The young noble paged through the document quickly, skipping over most of the introduction. It notified Stempres that Knight-Errant Kyle Powers would arrive in a few days, a fact Erik already knew through his network of supporters and spies among the regular militia, and the list of briefings he requested. Then Erik hit the meat of the verifax, skipped back to the top and read through it all again. Carefully.

“This is a serious offer?” he asked Stempres, looking up from the reader when finished.

“It is. Sir Powers has asked me to feel you out on a formal alliance for the defense of Achernar. His proposal establishes you as ‘a legitimate foreign-auxiliary commander.’ That’s the designation used when competing branches of military service—or foreign militaries—work together on a joint mission.”

It wasn’t formal recognition by Exarch Redburn, Erik noted, but damn close. It elevated his Swordsworn to a politically supported entity at the very least, and the fact that Powers even proposed such an alliance meant only one thing. “The Republic is in bad shape,” he whispered aloud. A political push here, some military action there—how much could the Sphere government stand up under? His uncle had been right all along. Best to salvage what they could. Drawing a reference from the Unfinished Book—or was it the original New Testament?—it was time to render therefore unto Caesar the things which were Caesar’s.

Or, more to the point, they would take back unto Sandoval those worlds which were Sandoval.

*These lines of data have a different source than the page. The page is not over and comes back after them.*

+                const RowPhase ph = row_phase(BW, k);
+                if (!ph.h[0].on && !ph.h[1].on) continue;
+                const int kn = row_next_phase(BW, k);
+                phase(k, ph.dy, ph.h[0].on, ph.h[1].on, ph.h[0].slot, ph.h[1].slot, ph.h[0].buf, ph.h[1].buf, kn >= 0 ? row_phase(BW, kn).dy : 0,
+                      kn >= 0);
+            }
+            AO_T(t_r1);
+            AO_ACC(1, t_r0, t_r1);
+        }
+        {
+            AO_T(t_e0);
+            constexpr int S2 = row_final_slot(BW - 2);
+            if (HAND && hand_next) {
+                asm volatile("s_waitcnt lgkmcnt(0)\n\ts_barrier" ::: "memory");
+                epilogue(BW - 2, kHand, hand2, S2);
+                __builtin_amdgcn_sched_barrier(0);
+                epilogue(BW - 1, kHand, hand1, S2 ^ 1);
+            } else {
+                epilogue(BW - 2, kStore, nullptr, S2);
+                __builtin_amdgcn_sched_barrier(0);
+                epilogue(BW - 1, kStore, nullptr, S2 ^ 1);
+            }
+            AO_T(t_e1);
+            AO_ACC(4, t_e0, t_e1);
+        }
+        paired = true;
+    }
+    }
+    if (!paired) {
     for (int yi = 0; yi < BW; ++yi) {
         AO_T(t_r0);
         const uint4* xs = RES1 ? s_x + static_cast<size_t>(yi) * BW * 64
@@ -516,12 +667,16 @@
         if (HAND && hand_next) epilogue(BW - 1, kHand, hand1);
         else epilogue(BW - 1, kStore, nullptr);
     }
+    AO_T(t_c1);
+    AO_ACC(4, t_c, t_c1);
+    }
+    AO_T(t_c2);
     if (peak > (FMT == 1 ? 65504.f * kLo8Scale : 65504.f)) atomicOr(L.ovf, 1);
     asm volatile("s_waitcnt vmcnt(0)" ::: "memory");
     __syncthreads();
     __builtin_amdgcn_fence(__ATOMIC_ACQUIRE, "workgroup");
     AO_T(t_d);
-    AO_ACC(4, t_c, t_d);
+    AO_ACC(4, t_c2, t_d);
 }
 };
 
@@ -788,7 +943,7 @@
     layer16h_body<BW, XT, NC32, KIND, 1>(a);
 }
 
-template <int BW, int NC32, int INK, int FMT, int NPROD = 3>
+template <int BW, int NC32, int INK, int FMT, int NPROD = 3, bool ROWS = false>
 __device__ __forceinline__ void trunk16h_body(const TrunkHArgs& a) {
     static_assert(FMT == 0 || AO_SPLIT_BARRIER == 0, "the split row barrier is implemented for the 4-byte format only");
     constexpr int A = BW * BW;
@@ -828,7 +983,7 @@
         const bool second = (l & 1) == 0;
         TrunkHLayerFn<BW, NC32, NC32, 0, FMT, NPROD>::run(second ? bufB : bufA, second ? bufA : bufB, a.layers[l], second, s_x, tile, lane, pp,
                                              (l & 1) != 0, s_cnt, static_cast<unsigned>(l) * BW, l + 1 < a.nlayers || to_heads, par,
-                                             to_heads && l + 1 == a.nlayers);
+                                             to_heads && l + 1 == a.nlayers, !ROWS);
         par = (par + BW - 1) & 1;
     }
     AO_T(t2);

“Legate Stempres,” Erik finally said. “Have a message ready to send Powers as soon as his JumpShip arrives in system. You discussed the matter with me but have been unable to secure my official cooperation. Yet. Please attend to that right away.”

“You sound as if you’re in a hurry to be off, Lord Sandoval.”

“I am.” Erik nodded toward his northwest quarry. Visible over a rocky outcropping of pale stone, one could catch the profile of his Hatchetman’s elongated head. “If I push, I can be over the Taibeks with a small force and coming to the aid of the Republic before their own reinforcements arrive.” Engaging lightly, ready to draw back as needed, Erik could seem to be the rescuer and still put very little of his own assets at risk. “It will do well for Powers to see me contributing even without his official sanction. Then, when he sends you to try again, I can—reluctantly–agree.”